Wageningen Environmental Research (WENR), Wageningen University & Research, Wageningen, Netherlands.
International Institute for Applied Systems Analysis (IIASA), Laxenburg, Austria.
PLoS One. 2023 Jul 13;18(7):e0287731. doi: 10.1371/journal.pone.0287731. eCollection 2023.

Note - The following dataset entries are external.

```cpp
int rtdm_bm_compute_batch(rtdm_bm* bm, int n, const uint8_t* left, const uint8_t* right,
                          size_t pitch, size_t frame_stride, int width, int height,
                          int16_t* disp, size_t disp_pitch, size_t disp_frame_stride)
{
    if (!bm || !left || !right || !disp) return RTDM_ERR_NULL;
    if (n <= 0) return RTDM_ERR_BAD_SIZE;
    int rc = bm_check_frame(bm, width, height);
    if (rc) return rc;
    if (pitch < (size_t)width || disp_pitch < (size_t)width * 2) return RTDM_ERR_BAD_SIZE;
    HIPC(hipSetDevice(bm->device));
    hipStream_t s = bm->stream;
    DrainOnError drain(bm->sIn, s, bm->sOut);
    const size_t dpitch = bm->ppitch, dframe = bm->ppitch * (size_t)height;
    const size_t Ws = bm_ws(width);
    const size_t opitch = Ws * 2, oframe = opitch * (size_t)height;
    const int half = std::max(1, bm->maxB / 2);
    const bool two = bm->maxB >= 2 && page_locked(left) && page_locked(right) && page_locked(disp);
    const int chunk = two ? half : bm->maxB;
    int k = 0;
    for (int i0 = 0; i0 < n; i0 += chunk, ++k) {
        const int m = std::min(chunk, n - i0), b = two ? (k & 1) : 0;
        const size_t fo = (size_t)b * (size_t)half;
        hipStream_t si = two ? bm->sIn : s, so = two ? bm->sOut : s;
        if (two && k >= 2) HIPC(hipStreamWaitEvent(si, bm->evComp[b], 0));
        uint8_t *dl = bm->dInL + fo * dframe, *dr = bm->dInR + fo * dframe;
        if (pitch == dpitch && frame_stride == dframe) {
            const size_t nbytes = (size_t)m * dframe - (dpitch - (size_t)width);
            HIPC(hipMemcpyAsync(dl, left + (size_t)i0 * frame_stride, nbytes, hipMemcpyHostToDevice, si));
            HIPC(hipMemcpyAsync(dr, right + (size_t)i0 * frame_stride, nbytes, hipMemcpyHostToDevice, si));
        } else {
            for (int i = 0; i < m; ++i) {
                HIPC(hipMemcpy2DAsync(dl + i * dframe, dpitch, left + (size_t)(i0 + i) * frame_stride, pitch, width, height, hipMemcpyHostToDevice, si));
                HIPC(hipMemcpy2DAsync(dr + i * dframe, dpitch, right + (size_t)(i0 + i) * frame_stride, pitch, width, height, hipMemcpyHostToDevice, si));
            }
        }
        if (two) {
            HIPC(hipEventRecord(bm->evH2D[b], si));
            HIPC(hipStreamWaitEvent(s, bm->evH2D[b], 0));
            if (k >= 2) HIPC(hipStreamWaitEvent(s, bm->evD2H[b], 0));
        }
        Plane8 L{dl, dpitch, dframe}, R{dr, dpitch, dframe};
        int16_t* dout = bm->dOut + fo * Ws * (size_t)height;
        Plane16W O{dout, Ws, Ws * (size_t)height};
        rc = bm_run_chunk(bm, m, L, R, width, height, O, s);
        if (rc) return rc;
        if (two) { HIPC(hipEventRecord(bm->evComp[b], s)); HIPC(hipStreamWaitEvent(so, bm->evComp[b], 0)); }
        if ((size_t)width == Ws && disp_pitch == opitch && disp_frame_stride == oframe) {
            HIPC(hipMemcpyAsync((uint8_t*)disp + (size_t)i0 * disp_frame_stride, dout, (size_t)m * oframe, hipMemcpyDeviceToHost, so));
        } else {
            for (int i = 0; i < m; ++i)
                HIPC(hipMemcpy2DAsync((uint8_t*)disp + (size_t)(i0 + i) * disp_frame_stride, disp_pitch,
                                      (uint8_t*)dout + i * oframe, opitch, (size_t)width * 2, height, hipMemcpyDeviceToHost, so));
        }
        if (two) HIPC(hipEventRecord(bm->evD2H[b], so));
        else HIPC(hipStreamSynchronize(s));
    }
    if (two) { HIPC(hipStreamSynchronize(bm->sOut)); HIPC(hipStreamSynchronize(s)); HIPC(hipStreamSynchronize(bm->sIn)); }
    drain.armed = false;
    return RTDM_OK;
}

int rtdm_bm_compute(rtdm_bm* bm, const uint8_t* left, size_t left_pitch, const uint8_t* right,
                    size_t right_pitch, int width, int height, int16_t* disp, size_t disp_pitch)
{
    if (!bm || !left || !right || !disp) return RTDM_ERR_NULL;
    int rc = bm_check_frame(bm, width, height);
    if (rc) return rc;
    if (left_pitch < (size_t)width || right_pitch < (size_t)width || disp_pitch < (size_t)width * 2)
        return RTDM_ERR_BAD_SIZE;
    HIPC(hipSetDevice(bm->device));
    hipStream_t s = bm->stream;
    DrainOnError drain{s};
    const size_t dpitch = bm->ppitch, dframe = bm->ppitch * (size_t)height;
    const Plane16W O = bm_internal_plane(bm, width, height);
    const size_t Ws = O.pitch_e;
    if (page_locked(left) && page_locked(right) && page_locked(disp)) {
        HIPC(hipMemcpy2DAsync(bm->dInL, dpitch, left, left_pitch, (size_t)width, height, hipMemcpyHostToDevice, s));
        HIPC(hipMemcpy2DAsync(bm->dInR, dpitch, right, right_pitch, (size_t)width, height, hipMemcpyHostToDevice, s));
        Plane8 Ld{bm->dInL, dpitch, dframe}, Rd{bm->dInR, dpitch, dframe};
        rc = bm_run_chunk(bm, 1, Ld, Rd, width, height, O, s);
        if (rc) return rc;
        HIPC(hipMemcpy2DAsync(disp, disp_pitch, bm->dOut, Ws * sizeof(int16_t), (size_t)width * sizeof(int16_t), height, hipMemcpyDeviceToHost, s));
        HIPC(hipStreamSynchronize(s));
        drain.armed = false;
        return RTDM_OK;
    }
    uint8_t *hL = bm->hStage, *hR = hL + dframe;
    int16_t* hD = bm->hD;
    const int nb = height >= 256 ? 2 : 1, bh = (height + nb - 1) / nb;
    const auto gather = [&](uint8_t* dst, const uint8_t* src, size_t spitch, int y0, int y1) {
        if (spitch == dpitch) { memcpy(dst + (size_t)y0 * dpitch, src + (size_t)y0 * spitch, (size_t)(y1 - y0 - 1) * dpitch + (size_t)width); return; }
// ... 149 lines not shown
```

rt-depth-map_amd/csrc/k_search_ring.hip:

```cpp
#include "rtdm_select.h"
#include "rtdm_border.h"
#include "rtdm_border2.h"
#include "rtdm_search.h"

#include <cmath>
#include <cstdlib>
#include <type_traits>
#include <utility>

namespace rtdm {

struct RingGeom {
    int x0, nx;
    int rs;
    uint32_t lastmask;
    int tiles, strips;
    unsigned nitems;
    unsigned chunk;
    uint32_t rdelta;
    int rebase;
    unsigned nborder;
    int bgx, bgy;
    int b2;
};

__host__ __device__ constexpr int ring_rpg(int D, int LPP) { return D >= 96 ? 4 : LPP; }

template <int D, int WS, int LPP = 2>
struct RingCfg {
    static constexpr int RPG = ring_rpg(D, LPP);
    static constexpr bool SPLIT = LPP != 2 || D >= 48 || (D == 32 && (WS == 9 || WS == 5));
    static constexpr bool B64 = SPLIT && D == 64;
    using Rec = SelRecord<D, B64>;
    static constexpr int NP = (WS + 3) / 4;
    static constexpr int W1 = WS + 1;
    static constexpr int PPW = 64 / LPP;
    static constexpr int DL = D / LPP;
    static constexpr int NGL = DL / 4;
    static constexpr int NRL = DL / 2;
    static constexpr int NW = NGL + NP - 1;
    static constexpr int LWD = PPW + NP;
    static constexpr int RWD = PPW + D / 4 + NP;
    static constexpr int ITEMS = (LWD + RWD + 63) / 64;
    static constexpr int SLOT = ITEMS * 64;
    static constexpr int TRIP = (W1 % RPG == 0) ? W1 : (2 * W1 % RPG == 0) ? 2 * W1 : 4 * W1;
    static_assert(W1 % 2 == 0 && TRIP % RPG == 0 && TRIP % W1 == 0, "block sizes are odd");
    static constexpr bool STATIC_SLOTS = ITEMS == 1 && TRIP % 4 == 0;
    static constexpr int NSLOT = STATIC_SLOTS ? 4 : 3;
    static constexpr int STG = (NSLOT * SLOT + (W1 + RPG) * PPW / 2 + 3) & ~3;
    static constexpr int WAVE_LDS = STG + PPW * RPG * Rec::DWORDS;
    static constexpr int RING_REGS = W1 * NRL;
    static constexpr int W3_LIMIT = 112;
    static constexpr int WAVES = LPP >= 8 ? 2 : LPP == 4 ? (RING_REGS <= 80 ? 4 : (RING_REGS <= 96 && NRL <= 8) ? 3 : 2) : (RING_REGS <= 72 && NRL <= 8) ? 4 : RING_REGS <= W3_LIMIT ? 3 : 2;
    static constexpr int TILE = 4 * PPW;
    static constexpr bool FUSE_BORDER = WAVES < 4;
    static constexpr bool FUSE_BORDER2 = D <= 192;
    static constexpr bool ROW_PTRS = !(LPP == 2 && RING_REGS > 88 && WAVES == 3);
};

template <int D, int WS, int LPP, bool BORDER>
struct RingBounds { static constexpr int WAVES = BORDER && RingCfg<D, WS, LPP>::WAVES > 1 ? RingCfg<D, WS, LPP>::WAVES - 1 : RingCfg<D, WS, LPP>::WAVES; };

template <int D, int WS, int LPP = 2>
struct RingState { uint64_t P[RingCfg<D, WS, LPP>::W1][RingCfg<D, WS, LPP>::NGL]; };

template <int D, int WS, int LPP = 2>
struct RowRegs { uint64_t win[RingCfg<D, WS, LPP>::NW]; uint32_t l[RingCfg<D, WS, LPP>::NP]; };

typedef __attribute__((address_space(3))) const uint32_t* lds_cptr;
__device__ __forceinline__ uint32_t lds_addr(const uint32_t* q) { return (uint32_t)(uintptr_t)(lds_cptr)q; }
__device__ __forceinline__ lds_cptr lds_at(uint32_t a) { return (lds_cptr)(uintptr_t)a; }

template <int D, int WS, int LPP, typename PTR>
__device__ __forceinline__ void ring_load_row(PTR lp, PTR rp, PTR rpo, RowRegs<D, WS, LPP>& rw)
{
    using C = RingCfg<D, WS, LPP>;
#pragma unroll
    for (int k = 0; k < C::NP; ++k) rw.l[k] = lp[k];
#pragma unroll
    for (int j = 0; j < C::NW; ++j) {
        const PTR wp = (j & 1) ? rpo + (j - 1) : rp + j;
        rw.win[j] = (uint64_t)wp[0] | ((uint64_t)wp[1] << 32);
    }
}

template <int D, int WS, int LPP, int K, int NRLc>
__device__ __forceinline__ void ring_step(RingState<D, WS, LPP>& st, const RowRegs<D, WS, LPP>& rw, uint32_t lastmask, uint32_t capb,
                                          uint32_t& tnew, uint32_t (&S)[NRLc])
{
    using C = RingCfg<D, WS, LPP>;
    auto& P = st.P;
    constexpr int NP = C::NP, NGL = C::NGL, W1 = C::W1;
    constexpr int KP = (K + W1 - 1) % W1, KO = (K + 1) % W1;
    uint32_t l[NP];
#pragma unroll
    for (int k = 0; k < NP; ++k) l[k] = rw.l[k];
    l[NP - 1] &= lastmask;
#pragma unroll
    for (int k = 0; k < NP - 1; ++k) tnew = __builtin_amdgcn_sad_u8(l[k], capb, tnew);
    tnew = __builtin_amdgcn_msad_u8(capb, l[NP - 1], tnew);
#pragma unroll
    for (int j = 0; j < C::NW; ++j) {
#pragma unroll
        for (int k = 0; k < NP; ++k) {
            const int gi = j - k;
            if (gi >= 0 && gi < NGL) {
                const uint64_t acc = k == 0 ? P[KP][gi] : P[K][gi];
                if (k == NP - 1) P[K][gi] = __builtin_amdgcn_mqsad_pk_u16_u8(rw.win[j], l[k], acc);
                else             P[K][gi] = __builtin_amdgcn_qsad_pk_u16_u8(rw.win[j], l[k], acc);
            }
        }
    }
#pragma unroll
    for (int gi = 0; gi < NGL; ++gi) {
        S[2 * gi] = (uint32_t)P[K][gi] - (uint32_t)P[KO][gi];
        S[2 * gi + 1] = (uint32_t)(P[K][gi] >> 32) - (uint32_t)(P[KO][gi] >> 32);
    }
}

template <int N>
__device__ __forceinline__ void pin(uint32_t (&v)[N])
{
#pragma unroll
    for (int i = 0; i < N; ++i) asm volatile("" : "+v"(v[i]));
}

template <typename F, int... U>
__device__ __forceinline__ void ring_for_groups(std::integer_sequence<int, U...>, F&& f)
{ (void)(f(std::integral_constant<int, U>{}) && ...); }
template <typename F, int... R>
__device__ __forceinline__ void ring_for_rows(std::integer_sequence<int, R...>, F&& f)
{ (f(std::integral_constant<int, R>{}), ...); }
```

Reference data is key to produce reliable crop type and cropland maps. Although research projects, national and international programs as well as local initiatives constantly gather crop related reference data, finding, collecting, and harmonizing data from different sources is a challenging task. Furthermore, ethical, legal, and consent-related restrictions associated with data sharing represent a common dilemma faced by international research projects. We address these dilemmas by building a community-based, open, harmonised reference data repository at global extent, ready for model training or product validation. Our repository contains data from different sources such as the Group on Earth Observations Global Agricultural Monitoring Initiative (GEOGLAM) Joint Experiment for Crop Assessment and Monitoring (JECAM) sites, the Radiant MLHub, the Future Harvest (CGIAR) centers, the National Aeronautics and Space Administration Food Security and Agriculture Program (NASA Harvest), the International Institute for Applied Systems Analysis (IIASA) citizen science platforms (LACO-Wiki and Geo-Wiki), as well as from individual project contributions. Data of 2016 onwards were collected, harmonised, and annotated. The data sets spatial, temporal, and thematic quality were assessed applying rules developed in this research. Currently, the repository holds around 75 million harmonised observations with standardized metadata of which a large share is available to the public. The repository, funded by ESA through the WorldCereal project, can be used for either the calibration of image classification deep learning algorithms or the validation of Earth Observation generated products, such as global cropland extent and maize and wheat maps. We recommend continuing and institutionalizing this reference data initiative e.g. through GEOGLAM, and encouraging the community to publish land cover and crop type data following the open science and open data principles.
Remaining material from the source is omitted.